Nice dog. Too bad she isn't HRCH. She ever picked up any ducks?


----------



## fatboy84 (Sep 13, 2013)

Beautiful gal.  You can tell she enjoys it and wants to please.

Is she BBM certified?


----------



## ryano (Sep 13, 2013)

nhancedsvt said:


> She ever picked up any ducks?



16 hunt test ducks, no idea how many dead, stank training ducks and several live flyers.


----------



## ryano (Sep 13, 2013)

fatboy84 said:


> .
> 
> Is she BBM certified?



BBMD certified - backyard bred meat dog 


thanks for looking


----------



## nhancedsvt (Sep 13, 2013)

ryano said:


> 16 hunt test ducks, no idea how many dead, stank training ducks and several live flyers.

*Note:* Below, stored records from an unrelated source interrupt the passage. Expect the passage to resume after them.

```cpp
#ifdef RT_LEDGER
#define RT_LEDGER_WAVES 8192
__device__ uint32_t g_ledger[RT_LEDGER_WAVES * RT_LEDGER_ROW];
__global__ void rt_ledger_reduce_kernel(unsigned long long *counters) {
  const int slot = threadIdx.x;
  if (slot >= LG_N || slot >= RT_LEDGER_ROW) return;
  unsigned long long sum = 0ull;
  for (int w = 0; w < RT_LEDGER_WAVES; w++) sum += g_ledger[w * RT_LEDGER_ROW + slot];
  counters[RT_CNT_LEDGER + slot] = sum;
}
#endif

template <int WAVES, bool LDSN, int MIN_WAVES_PER_SIMD, bool SHORT_DIV, bool VIEWS, bool SHARED_TAPS>
__global__ __launch_bounds__(WAVES * 64, MIN_WAVES_PER_SIMD) void rt_path_kernel_stream(RT_KParams P) {
  extern __shared__ float4 smem[];
  const int lane = threadIdx.x & 63;
  const int wave = threadIdx.x >> 6;
  const int n_lds = LDSN ? P.n_lds_nodes : 0;
  const float4 *lds_nodes = smem;
  const WaveLds L = wave_lds(smem, n_lds, P.depth, wave);
  unsigned long long *acc = L.acc;
// ... 43 lines not shown
  const int leaf_level = P.depth - 1;
  const int thresh = P.sched_thresh;
  const int drain_thresh = P.drain_thresh;
  const int pyr_nodes = LDSN ? P.pyr_nodes : 0;
  const int wave_id = (int)blockIdx.x * WAVES + wave;

  bool queue_open = true;
  int  steal_tries = 0;

  for (;;) {
    LGT0();
    LGM("tile_begin");
    int tile_idx = queue_open ? take_queue_tile(lane, queue_open) : -1;
    if (tile_idx < 0) {
      if (steal_tries >= RT_STEAL_TRIES) break;
      steal_tries += 1;
      LG(LG_JOIN_X, 1);
      tile_idx = join_open_tile(lane, wave_id, steal_tries, n_chunks_tile LG_ARG);
      if (tile_idx < 0) break;
    }

    int tile_x0, tile_y0;
    RT_KViewP vrec = nullptr;
    if (!tile_origin<VIEWS>(lane, tile_idx, n_chunks_tile, tile_x0, tile_y0, vrec)) continue;
    bool tile_root_miss = false;
    if (leaf_level >= 0) {
      typename CamSrc<VIEWS>::type S;
      if constexpr (VIEWS) S = vrec; else S = cold_args();
      tile_root_miss = tile_pyramid(S, P.nodes, smem, pyr_off, lane, tile_x0, tile_y0);
    }
    int n_list = 0;
    int ll_levels = leaf_level, ll_nodes = pyr_nodes, ll_leaf0 = P.last_row_offset;
    asm volatile("" : "+s"(ll_levels), "+s"(ll_nodes), "+s"(ll_leaf0));
    if (ll_levels >= 1 && ll_nodes > 0 && !tile_root_miss) n_list = leafless_walk(smem, lds_nodes, pyr_off, ll_levels, ll_nodes, ll_leaf0);
    const uint32_t rays_before = w_rays;
    LG(LG_TILE_X, 1);
    LGM("tile_end");
    LGT1(LG_CYC_TILE);

    int   pix = 0, bounce = 0;
    uint32_t rng = 0;
    Ray3  ray;
    ray_setup(ray, rt_v3_make(0, 0, 0), rt_v3_make(0, 0, 1));
    rt_v3 tint = rt_v3_make(1, 1, 1), emis = rt_v3_make(0, 0, 0);
    TravState T = RT_TRAV_IDLE;

    bool tile_open = true;
    TileUnits U;
    tile_units_init(U, queue_open);
    int  n_parked = 0;
    uint32_t *park = cold_args()->park;

    if ((tile_root_miss || n_list > 0) && cold_args()->max_bounces > 0) {
      RT_KArgs A = cold_args();
      typename CamSrc<VIEWS>::type S;
      if constexpr (VIEWS) S = vrec; else S = A;
      const int width = A->width, height = A->height, sample_first = A->sample_first, sample_end = A->sample_end;
      const uint32_t n_sb = (uint32_t)A->n_sample_blocks, gmax = (uint32_t)A->grab_max;
      PrimaryParams PP;
      primary_params(PP, S, A);
      ShadeParamsLds SP;
      shade_params(SP, A, false);
      uint32_t *tile_next = A->tile_next, *open_groups = A->open_groups;
      uint32_t n_sky = 0;
      const uint32_t *list = leafless_list(smem, pyr_off, ll_levels);
      const uint32_t list_entry = (n_list > 1 && lane_now() < n_list) ? list[RT_LL_ENTRY + (lane_now() & (RT_LL_MAX - 1))] : 0u;
      for (;;) {
        if (U.c_next >= U.c_end) {
          if (U.u_cur + 1u < U.u_end) {
            U.u_cur += 1u;
          } else {
            uint32_t u0 = 0;
            if (lane == 0) u0 = atomicAdd(&tile_next[tile_idx], U.grab);
            u0 = (uint32_t)__builtin_amdgcn_readfirstlane((int)u0);
            if (u0 >= n_chunks_tile) { tile_open = false; break; }
            U.u_cur = u0;
            U.u_end = u0 + U.grab < n_chunks_tile ? u0 + U.grab : n_chunks_tile;
            if (U.u_end == n_chunks_tile && lane == 0) atomicSub(&open_groups[tile_idx >> 6], 1u);
            if (t_wave_start) t_last_grab = __builtin_amdgcn_s_memrealtime();
            LG(LG_GRAB_X, 1);
            const uint32_t left = n_chunks_tile - U.u_end;
            U.grab = left >= 8u * gmax ? gmax : (left >= 8u && gmax >= 2u ? 2u : 1u);
            U.took_any = true;
          }
          unit_decode(U, tile_x0, tile_y0, shift, unit_paths, n_sb, sample_first, width, height);
          continue;
        }
#ifndef RT_SKY_PATHS
#define RT_SKY_PATHS 1
#endif
        LGM("sky_begin");
        LGT0();
        const int avail = U.c_end - U.c_next;
        const int take = avail < 64 * RT_SKY_PATHS ? avail : 64 * RT_SKY_PATHS;
        const int l = lane_now();
        bool valid[RT_SKY_PATHS];
        int  pxs[RT_SKY_PATHS];
        rt_v3 dirs[RT_SKY_PATHS];
        Ray3 rs[RT_SKY_PATHS];
        bool slow = false;
#pragma unroll
        for (int q = 0; q < RT_SKY_PATHS; q++) {
          const int kq = l + 64 * q;
          const int k = U.c_next + kq;
          pxs[q] = k >> shift;
          const int sm = U.c_s0 + (k & ((1 << shift) - 1));
          const int x = U.c_x0 + pxs[q];
          valid[q] = kq < take && x < width && sm < sample_end;
          rt_v3 o = rt_v3_make(0, 0, 0);
          dirs[q] = rt_v3_make(0, 0, 1);
          if (valid[q]) primary_ray(PP, x, U.c_y, sm, o, dirs[q]);
          ray_setup<SHORT_DIV>(rs[q], o, dirs[q]);
          slow = slow || (valid[q] && !rs[q].fast);
        }
        if (__ballot(slow) != 0ull) break;
        uint32_t nv = 0;
        uint32_t e = (uint32_t)__builtin_amdgcn_readlane((int)list_entry, 1);
        if ((int)e < 0) {
#pragma unroll
          for (int q = 0; q < RT_SKY_PATHS; q++) {
            const Ray3 &r = rs[q];
            const int nx = (as_i(r.inv_x) >> 31) & 96, ny = (as_i(r.inv_y) >> 31) & 96, nz = (as_i(r.inv_z) >> 31) & 96;
            const rt_v3 bs = slab_bias3(r);
            uint32_t entered = valid[q] ? 1u : 0u;
            int i = 1;
            if (q > 0) e = (uint32_t)__builtin_amdgcn_readlane((int)list_entry, 1);
            do {
              const char *cb = reinterpret_cast<const char *>(lds_nodes) + (e & 0xFFFFFu);
              const float t = slab_entry_ordered(r, bs, cb, 0, nx, ny, nz, RT_INF);
              const uint32_t in = ((entered >> ((e >> 20) & 7u)) & 1u) & (t < RT_INF ? 1u : 0u);
              entered |= in << i;
              w_nodes += (uint32_t)__popcll(__ballot(in != 0u));
              i += 1;
              e = (uint32_t)__builtin_amdgcn_readlane((int)list_entry, i);
            } while ((int)e < 0);
          }
        }
#pragma unroll
        for (int q = 0; q < RT_SKY_PATHS; q++) {
          unsigned long long qr = 0ull, qg = 0ull, qb = 0ull;
          if (valid[q]) {
            const rt_v3 bg = background_lookup(SP, dirs[q]);
            const rt_v3 radiance = rt_v3_mul_add(bg, rt_v3_make(1, 1, 1), rt_v3_make(0, 0, 0));
            qr = accum_quantize_dev(radiance.x); qg = accum_quantize_dev(radiance.y); qb = accum_quantize_dev(radiance.z);
          }
          tile_add_samples_grouped(smem, acc_off, U.c_pix0 + pxs[q], U.c_end >= 2 * RT_SKY_ADD_GROUP, valid[q], qr, qg, qb);
          nv += (uint32_t)__popcll(__ballot(valid[q]));
        }
        w_paths += nv; w_rays += nv; w_nodes += nv; w_bgs += nv;
        n_sky += nv;
        LG(LG_SKY_X, 1); LG(LG_SKY_L, nv);
        U.c_next += take;
        LGT1(LG_CYC_SKY);
        LGM("sky_end");
      }
      if (n_sky != 0u && lane == 0) atomicAdd(cold_args()->counters + (tile_root_miss ? RT_CNT_SKIPPED_ROOT : RT_CNT_LEAFLESS), (unsigned long long)n_sky);
    }

    for (;;) {
      {
        LGT0();
        LGM("s_begin");
        LG(LG_S_ITER, 1);
        LaneCounters cn;
        cn.rays = cn.nodes = cn.leaves = cn.shades = cn.bgs = cn.textured = cn.paths = 0;
        bool  done = false, start = false, fresh = false;
        rt_v3 radiance = rt_v3_make(0, 0, 0);
        rt_v3 org = ray.o, dir = ray.d;
        RT_KArgs A = cold_args();
        typename PathShadeParams<SHARED_TAPS>::type SP;
        shade_params(SP, A, true);
#ifdef RT_LEDGER
        { const int n_env = (int)__popcll(__ballot(T.phase == PH_MISS)); LG(LG_ENV_X, n_env != 0); LG(LG_ENV_L, n_env); }
#endif
        LGM("env_begin");
        if (T.phase == PH_MISS) {
          cn.bgs = 1;
          rt_v3 bg = background_lookup(SP, dir);
          radiance = rt_v3_mul_add(bg, tint, emis);
          done = true;
        }
        LGM("env_end");
        bool shade_now = true;
        if (park) {
          const unsigned long long mHit = __ballot(T.phase == PH_HIT);
          const unsigned long long mIdle = __ballot(T.phase == PH_NEED) | __ballot(T.phase == PH_MISS);
          const int h = (int)__popcll(mHit), f = (int)__popcll(mIdle);
          const int back = n_parked < f ? n_parked : f;
          uint32_t *pk = park + (size_t)__builtin_amdgcn_readfirstlane(wave_id) * (RT_PARK_FIELDS * RT_PARK_CAP);
// ... 669 lines not shown
```

### raytracing_c_amd/csrc/rt_launch.cpp

```cpp

#include "rt_host.h"

static std::atomic<int> g_taps_form{-1};

int check_params(RT_Render_Params const *p) {
  if (!p) return rt_fail("render params are NULL");
  if (p->width <= 0 || p->height <= 0) return rt_fail("image size %dx%d is invalid", p->width, p->height);
  if ((int64_t)p->width * p->height > (int64_t)1 << 28) return rt_fail("image %dx%d is too large", p->width, p->height);
  if (p->samples <= 0) return rt_fail("samples must be positive (got %d)", p->samples);
  if (p->max_bounces < 0) return rt_fail("max_bounces must be >= 0 (got %d)", p->max_bounces);
  if (p->world <= 0 || p->rank < 0 || p->rank >= p->world) return rt_fail("rank %d / world %d is invalid", p->rank, p->world);
  if (p->sample_first < 0 || p->sample_count < 0 || p->sample_first + p->sample_count > p->samples)
    return rt_fail("sample range [%d, +%d) outside [0, %d)", p->sample_first, p->sample_count, p->samples);
  return 0;
}

int check_image_size(const char *who, i32 width, i32 height) {
  if (width <= 0 || height <= 0) return rt_fail("%s: image size %dx%d is invalid", who, width, height);
  if ((int64_t)width * height > RT_MAX_PIXELS) return rt_fail("%s: image %dx%d is too large (more than 2^28 pixels)", who, width, height);
  return 0;
}

int check_views(i32 n_views, RT_View const *views, i32 width, i32 height, const char *who) {
  if (n_views <= 0) return rt_fail("%s: n_views must be positive (got %d)", who, n_views);
// ... 418 lines not shown

int copy_image_out(Image const *image, const uint8_t *d_image, int width, int height, hipStream_t stream) {
  size_t pixels = (size_t)width * height;
  if (!image->pixels.data) return 0;
  if (image->components == 3 && image->stride == image->width) {
    HIP_TRY(hipMemcpyAsync(image->pixels.data, d_image, pixels * 3, hipMemcpyDeviceToHost, stream));
    HIP_TRY(hipStreamSynchronize(stream));
  } else {
    std::vector<uint8_t> tmp(pixels * 3);
    HIP_TRY(hipMemcpy(tmp.data(), d_image, pixels * 3, hipMemcpyDeviceToHost));
    for (isize y = 0; y < image->height; y++)
      for (isize x = 0; x < image->width; x++)
        for (int c = 0; c < 3; c++)
          image->pixels.data[image->components * (x + y * image->stride) + c] = tmp[((size_t)y * width + x) * 3 + c];
  }
  return 0;
}

static int get_counter(const char *who, int index, u64 *out) {
  if (!out) return rt_fail("%s: NULL", who);
  Device &D = dev0();
  std::lock_guard<std::mutex> lock(D.mutex);
  if (ensure_device(D) != 0) return -1;
  unsigned long long c[RT_N_COUNTERS];
  if (read_counters(D, c) != 0) return -1;
  *out = c[index];
  return 0;
}
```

Once she gets about 1500 come back and post. Then she'll really be something to talk about!

Too bad Turkey Trax isn't here anymore. He'd probably like this video...


----------



## TripleXBullies (Sep 13, 2013)

ryano said:


> Thank you
> 
> 
> 
> She will be two November 26



Plenty of time to calm down a little and learn you even better. Post another video some time.


----------



## hummdaddy (Sep 13, 2013)

wow, that is nice working/meat dog


----------



## GTHunter007 (Sep 13, 2013)

Fine work by a meat dog.  Lucky guy to have a handy helper like that.  Who helped with the training of her?


----------



## fatboy84 (Sep 13, 2013)

ryano said:


> BBMD certified - backyard bred meat dog
> 
> 
> thanks for looking





She is a heck of a dog.


----------



## Hooked On Quack (Sep 13, 2013)

You're very fortunate to have such a fine companion !!


----------



## NegaDuckHunter (Sep 13, 2013)

She looks like she enjoys helping you.


----------



## ngaduck (Sep 13, 2013)

GTHunter007 said:


> Who helped with the training of her?



He's no longer with us....


----------



## GA DAWG (Sep 14, 2013)

Looks good Ryan! That is something else. One smart dog.


----------



## JuliaH (Sep 14, 2013)

ryano, nice dog!!


----------



## JustUs4All (Sep 15, 2013)

Great dog, ryno.  He seems very happy to work for you.


----------



## shakey gizzard (Sep 15, 2013)

Awesome!


----------



## ryano (Sep 16, 2013)

I appreciate all the comments on my dog y'all 


She had a big day on the dove field Saturday.  It was her first real hunt.   She was steady, marked well and was retrieving for two of us.........She picked up 22 with two of those being pretty decent blind retrieves.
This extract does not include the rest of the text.